I got a very nice review of Trang on Futures Past and Present--it makes me happy on a day that has mostly been spent drinking hot fluids and blowing my nose.
Now, after you go and read it and marvel at what nice things the nice man has to say (he's so nice!), I want to draw your attention to the paragraph that reads:
Now, production values. Once again, an indie author has put together a book that is essentially error free. I only noticed one typo (although I don't remember what page now). There was an interactive table of contents. The formatting was good, and the cover told you this was a novel set in space. Somehow New York can't seem to figure this out.
Isn't that just so much, well, nicer than:
As for the technicals, there are plenty of typos and typesetting errors. A second set of eyes would've cleared these up.

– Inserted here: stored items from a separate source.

+__global__ __launch_bounds__(512, 2) void tattn320_kernel(const mofa_tattn320_args a, const int ntiles, const int nseq) {
+    extern __shared__ __attribute__((aligned(16))) char smem_ta[];
+    const int tid = threadIdx.x, lane = tid & 63;
+    const int wave = __builtin_amdgcn_readfirstlane(tid >> 6);
+    const int l31 = lane & 31, lh = lane >> 5;
+    const int T = a.T, HW = a.HW;
+    const unsigned M = (unsigned)a.nclips * (unsigned)T * (unsigned)HW;
+
+    const auto rs = __builtin_amdgcn_make_buffer_rsrc((void*)a.wp, 0, (unsigned)TA_NCHUNK * TA_CHUNK, 0x00020000);
+    const auto rsx = __builtin_amdgcn_make_buffer_rsrc((void*)a.x, 0, ((M - 1u) * (unsigned)a.ldx + 320u) * 2u, 0x00020000);
+    const auto rso = __builtin_amdgcn_make_buffer_rsrc(a.out, 0, ((M - 1u) * (unsigned)a.ldo + 320u) * 2u, 0x00020000);
+    const unsigned voff = (unsigned)lane * 16u;
+    auto dma_chunk = [&](int chunk, int slot) __attribute__((always_inline)) {
+        char* dst = smem_ta + slot * TA_CHUNK + wave * 5120;
+        const int src = chunk * TA_CHUNK + wave * 5120;
+        __builtin_amdgcn_raw_ptr_buffer_load_lds(rs, TA_LDS_PTR(dst), 16, voff, src, 0, 0);
+        __builtin_amdgcn_raw_ptr_buffer_load_lds(rs, TA_LDS_PTR(dst), 16, voff, src, 1024, 0);
+        __builtin_amdgcn_raw_ptr_buffer_load_lds(rs, TA_LDS_PTR(dst), 16, voff, src, 2048, 0);
+        __builtin_amdgcn_raw_ptr_buffer_load_lds(rs, TA_LDS_PTR(dst), 16, voff, src, 3072, 0);
+        __builtin_amdgcn_raw_ptr_buffer_load_lds(rs, TA_LDS_PTR(dst + 4096), 16, voff, src + 4096, 0, 0);
+    };
+    const char* wl = smem_ta + lane * 16;
+    const unsigned ldx2 = (unsigned)a.ldx * 2u, ldo2 = (unsigned)a.ldo * 2u;
+    auto x_off = [&](int tile) __attribute__((always_inline)) -> unsigned {
+        const int seq = tile * 8 + wave;
+        const int b = seq / HW, p = seq - b * HW;
+        return (seq < nseq && l31 < T) ? (unsigned)((b * T + l31) * HW + p) * ldx2 + 16u * (unsigned)lh : TA_OOB;
+    };
+    auto x_load = [&](unsigned off, int s) __attribute__((always_inline)) -> f16x8 {
+        return __builtin_bit_cast(f16x8, __builtin_amdgcn_raw_buffer_load_b128(rsx, off + 32u * (unsigned)s, 0, 0));
+    };
+    const float qscale = a.scale * 1.4426950408889634f;
+
+    dma_chunk(0, 0);
+    dma_chunk(1, 1);
+    asm volatile("s_waitcnt vmcnt(0)" ::: "memory");
+    f16x8 xf[TA_KS];
+    {
+        const unsigned xo = x_off((int)blockIdx.x);
+#pragma unroll
+        for (int s = 0; s < TA_KS; ++s) xf[s] = x_load(xo, s);
+    }
+    int cnext = 2;
+    auto chunk_mfma = [&](auto slot_c, auto swap_c, f32x16 (&acc)[2], const bool reload, const unsigned xo_next) __attribute__((always_inline)) {
+        constexpr int SLOT = decltype(slot_c)::v;
+        constexpr bool SWAP = decltype(swap_c)::v != 0;
+        const char* w = wl + SLOT * TA_CHUNK;
+        auto frag = [&](int i) __attribute__((always_inline)) -> f16x8 {
+            return *(const f16x8*)(w + ((i & 1) * TA_KS + (i >> 1)) * 1024);
+        };
+        constexpr int RING = TA_LOOK + 2;
+        f16x8 ring[RING];
+#pragma unroll
+        for (int t = 0; t < 2; ++t)
+#pragma unroll
+            for (int r = 0; r < 16; ++r) acc[t][r] = 0.f;
+#pragma unroll
+        for (int i = 0; i < TA_LOOK; ++i) ring[i] = frag(i);
+        static_for<0, 2 * TA_KS>([&](auto ic) __attribute__((always_inline)) {
+            constexpr int i = decltype(ic)::v;
+            if constexpr ((i & 1) == 0) {
+                if constexpr (i + TA_LOOK + 1 < 2 * TA_KS) ring[(i + TA_LOOK + 1) % RING] = frag(i + TA_LOOK + 1);
+                if constexpr (i + TA_LOOK < 2 * TA_KS) ring[(i + TA_LOOK) % RING] = frag(i + TA_LOOK);
+            }
+            if constexpr (SWAP) {
+                acc[i & 1] = __builtin_amdgcn_mfma_f32_32x32x16_f16(xf[i >> 1], ring[i % RING], acc[i & 1], 0, 0, 0);
+                if constexpr (i & 1) {
+                    if (reload) xf[i >> 1] = x_load(xo_next, i >> 1);
+                }
+            } else {
+                acc[i & 1] = __builtin_amdgcn_mfma_f32_32x32x16_f16(ring[i % RING], xf[i >> 1], acc[i & 1], 0, 0, 0);
+            }
+        });
+    };
+    auto next_dma = [&](int slot) __attribute__((always_inline)) {
+        dma_chunk(cnext, slot);
+        cnext = cnext + 1 == TA_NCHUNK ? 0 : cnext + 1;
+    };
+    auto round16 = [&](const f32x16& v, const float m, f16x8 (&o)[2]) __attribute__((always_inline)) {
+#pragma unroll
+        for (int r = 0; r < 16; ++r) o[r >> 3][r & 7] = (f16)(v[r] * m);
+    };
+
+    for (int tile = blockIdx.x; tile < ntiles; tile += gridDim.x) {
+        const bool more = tile + (int)gridDim.x < ntiles;
+        const unsigned xo_next = more ? x_off(tile + (int)gridDim.x) : TA_OOB;
+        const int seq = tile * 8 + wave;
+        const int b = seq / HW, p = seq - b * HW;
+        const int f0 = lane >> 3;
+        const unsigned obase = (unsigned)((b * T + f0) * HW + p) * ldo2 + 16u * (unsigned)(lane & 7);
+        const unsigned ostep = 8u * (unsigned)HW * ldo2;
+        const bool sok = seq < nseq;
+
+        for (int h = 0; h < 5; ++h) {
+            f32x16 acc[2];
+            f16x8 qh[2][2], kh[2][2], pf[2];
+            ta_barrier<9>();
+            next_dma(2);
+            chunk_mfma(IC<0>{}, IC<0>{}, acc, false, 0u);
+            round16(acc[0], qscale, qh[0]);
+            round16(acc[1], qscale, qh[1]);
+            ta_barrier<9>();
+            next_dma(0);
+            chunk_mfma(IC<1>{}, IC<0>{}, acc, false, 0u);
+            round16(acc[0], 1.0f, kh[0]);
+            round16(acc[1], 1.0f, kh[1]);
+            float inv;
+            {
+                f32x16 s;
+#pragma unroll
+                for (int r = 0; r < 16; ++r) s[r] = 0.f;
+#pragma unroll
+                for (int t = 0; t < 2; ++t)
+#pragma unroll
+                    for (int u = 0; u < 2; ++u) s = __builtin_amdgcn_mfma_f32_32x32x16_f16(kh[t][u], qh[t][u], s, 0, 0, 0);
+                float mx = -1e30f;
+#pragma unroll
+                for (int r = 0; r < 16; ++r) {
+                    const int key = (r & 3) + 8 * (r >> 2) + 4 * lh;
+                    if (key >= T) s[r] = -1e30f;
+                    mx = fmaxf(mx, s[r]);
+                }
+                mx = fmaxf(mx, __shfl_xor(mx, 32, 64));
+                float sum = 0.f;
+#pragma unroll
+                for (int r = 0; r < 16; ++r) {
+                    const float pr = __builtin_amdgcn_exp2f(s[r] - mx);
+                    sum += pr;
+                    pf[r >> 3][r & 7] = (f16)pr;
+                }
+                sum += __shfl_xor(sum, 32, 64);
+                inv = 1.0f / sum;
+            }
+            ta_barrier<5>();
+            next_dma(1);
+            chunk_mfma(IC<2>{}, IC<1>{}, acc, more && h == 4, xo_next);
+            f16x8 vh[2][2];
+            round16(acc[0], 1.0f, vh[0]);
+            round16(acc[1], 1.0f, vh[1]);
+#pragma unroll
+            for (int t = 0; t < 2; ++t) {
+#pragma unroll
+                for (int r = 0; r < 16; ++r) acc[t][r] = 0.f;
+#pragma unroll
+                for (int u = 0; u < 2; ++u) acc[t] = __builtin_amdgcn_mfma_f32_32x32x16_f16(vh[t][u], pf[u], acc[t], 0, 0, 0);
+            }
+            char* ts = smem_ta + TA_OFF_T + wave * 4096;
+#pragma unroll
+            for (int t = 0; t < 2; ++t) {
+                f16x4 gq[4];
+#pragma unroll
+                for (int q = 0; q < 4; ++q)
+#pragma unroll
+                    for (int e = 0; e < 4; ++e) gq[q][e] = (f16)(acc[t][4 * q + e] * inv);
+#pragma unroll
+                for (int k = 0; k < 2; ++k) {
+                    const u32x2 a2 = __builtin_bit_cast(u32x2, gq[2 * k]), b2 = __builtin_bit_cast(u32x2, gq[2 * k + 1]);
+                    const auto rx = __builtin_amdgcn_permlane32_swap(a2[0], b2[0], false, false);
+                    const auto ry = __builtin_amdgcn_permlane32_swap(a2[1], b2[1], false, false);
+                    const u32x4 vv = {rx[0], ry[0], rx[1], ry[1]};
+                    const int seg = 4 * t + 2 * k + lh;
+                    *(u32x4*)(ts + l31 * 128 + ((seg ^ (l31 & 7)) * 16)) = vv;
+                }
+            }
+            asm volatile("s_waitcnt lgkmcnt(0)" ::: "memory");
+#pragma unroll
+            for (int i = 0; i < 4; ++i) {
+                const int r = f0 + 8 * i;
+                const u32x4 o = *(const u32x4*)(ts + r * 128 + (((lane & 7) ^ (r & 7)) * 16));
+                const unsigned off = (sok && r < T) ? obase + (unsigned)i * ostep + 128u * (unsigned)h : TA_OOB;
+                __builtin_amdgcn_raw_buffer_store_b128(o, rso, off, 0, 0);
+            }
+        }
+    }
+    asm volatile("s_waitcnt vmcnt(0)" ::: "memory");
+}
+
+}
+
+extern "C" int mofa_tattn320_f16(const mofa_tattn320_args* a, mofa_stream_t stream) {
+    if (!a || !a->x || !a->wp || !a->out || a->nclips <= 0 || a->HW <= 0 || a->T < 1 || a->T > 32) return MOFA_EINVAL;
+    if ((a->ldx & 7) || (a->ldo & 7) || a->ldx < 320 || a->ldo < 320 || (((size_t)a->x) & 15) || (((size_t)a->out) & 15) || (((size_t)a->wp) & 15))
+        return MOFA_EINVAL;
+    if (!(a->scale > 0.f)) return MOFA_EINVAL;
+    if (a->reserved[0] || a->reserved[1] || a->reserved[2] || a->reserved[3]) return MOFA_EINVAL;
+    const long long nseq = (long long)a->nclips * a->HW, M = nseq * a->T;
+    if (nseq + 8 >= 0x7fffffffLL / 8 || M * a->ldx * 2 >= (long long)TA_OOB || M * a->ldo * 2 >= (long long)TA_OOB) return MOFA_EINVAL;
+    static LaunchSetup setup;
+    const int n_cu = setup.cus([](int) { return mofa_lds_optin((const void*)tattn320_kernel, TA_LDS_BYTES); });
+    if (n_cu == 0) return MOFA_ELAUNCH;
+    const int ntiles = (int)((nseq + 7) / 8);
+    const int grid = ntiles < n_cu ? ntiles : n_cu;
+    hipLaunchKernelGGL(tattn320_kernel, dim3(grid), dim3(512), TA_LDS_BYTES, (hipStream_t)stream, *a, ntiles, (int)nseq);
+    MOFA_CHECK_LAUNCH();
+    return MOFA_OK;
+}
diff --git a/mofa_video_amd/lib.py b/mofa_video_amd/lib.py
--- a/mofa_video_amd/lib.py
+++ b/mofa_video_amd/lib.py
@@ -52,6 +52,15 @@
     ]
 
 
+class Tattn320Args(C.Structure):
+    _fields_ = [
+        ("x", C.c_void_p), ("wp", C.c_void_p), ("out", C.c_void_p),
+        ("nclips", C.c_int32), ("T", C.c_int32), ("HW", C.c_int32), ("ldx", C.c_int32), ("ldo", C.c_int32),
+        ("scale", C.c_float),
+        ("reserved", C.c_int32 * 4),
+    ]
+
+
 class SoftsplatGradArgs(C.Structure):
     _fields_ = [
         ("grad", C.c_void_p), ("flow", C.c_void_p), ("inp", C.c_void_p), ("metric", C.c_void_p), ("inv", C.c_void_p),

That was from the review in the New Podler Review of Books, which was written before I had Trang copy edited. Now that review was also mostly positive, and I had and still have absolutely no problem with it--the criticism was perfectly fair, and indeed, a second set of eyes did clear those errors up.
Which is my point. No matter how much a reviewer likes your book, there are going to be complaints--their job is to be critical, and there is no such thing as a perfect book. The idea is to minimize those complaints to things like, "I wanted more about the characters, because they were just so wonderful!" or "I can't wait for the next book to come out!" or "I never wanted the book to end!" not, "For God's sake, get it copy edited!"
Think about the difference in implications between those two excerpts from a marketing perspective. The first excerpt tells readers, hey, this lady's stuff is top quality--even better than what New York turns out. Yeah, he's just talking about the copy editing and the formatting and the choice of cover, but the implication is that the book is just as good if not better than something you'd pay $10 more for. The second tells you that, meh, it's sloppy, and she didn't put enough effort into it.
When I say things like, it's impossible to really enjoy a story that has a lot of errors in it, because your attention is constantly being interrupted--well, you are seeing the proof of that right here in those review excerpts. While I certainly think that changing the cover and description resulted in Trang getting much better reader reviews, I also believe strongly that having the book copy edited--getting rid of all the crap that was cluttering up the book and blocking people from becoming truly immersed in the story--was equally important.
I'm going to tack on that even if you think that you (or the average reader who isn't a crazy language-obsessed fanatic) won't notice small mistakes and typos, you're wrong--you may not consciously notice them, but unconsciously you register that something is wrong.
This happened to me a few times as I was going over the Trust layout to give it to the copy editor. I'd read a passage and think, "I don't like that--it doesn't read well. I need to rewrite that." And then when I'd go over the passage again, I'd find a mistake. It was interesting because, when I did the first read-over, the mistake didn't consciously register as a mistake. It just registered as bad.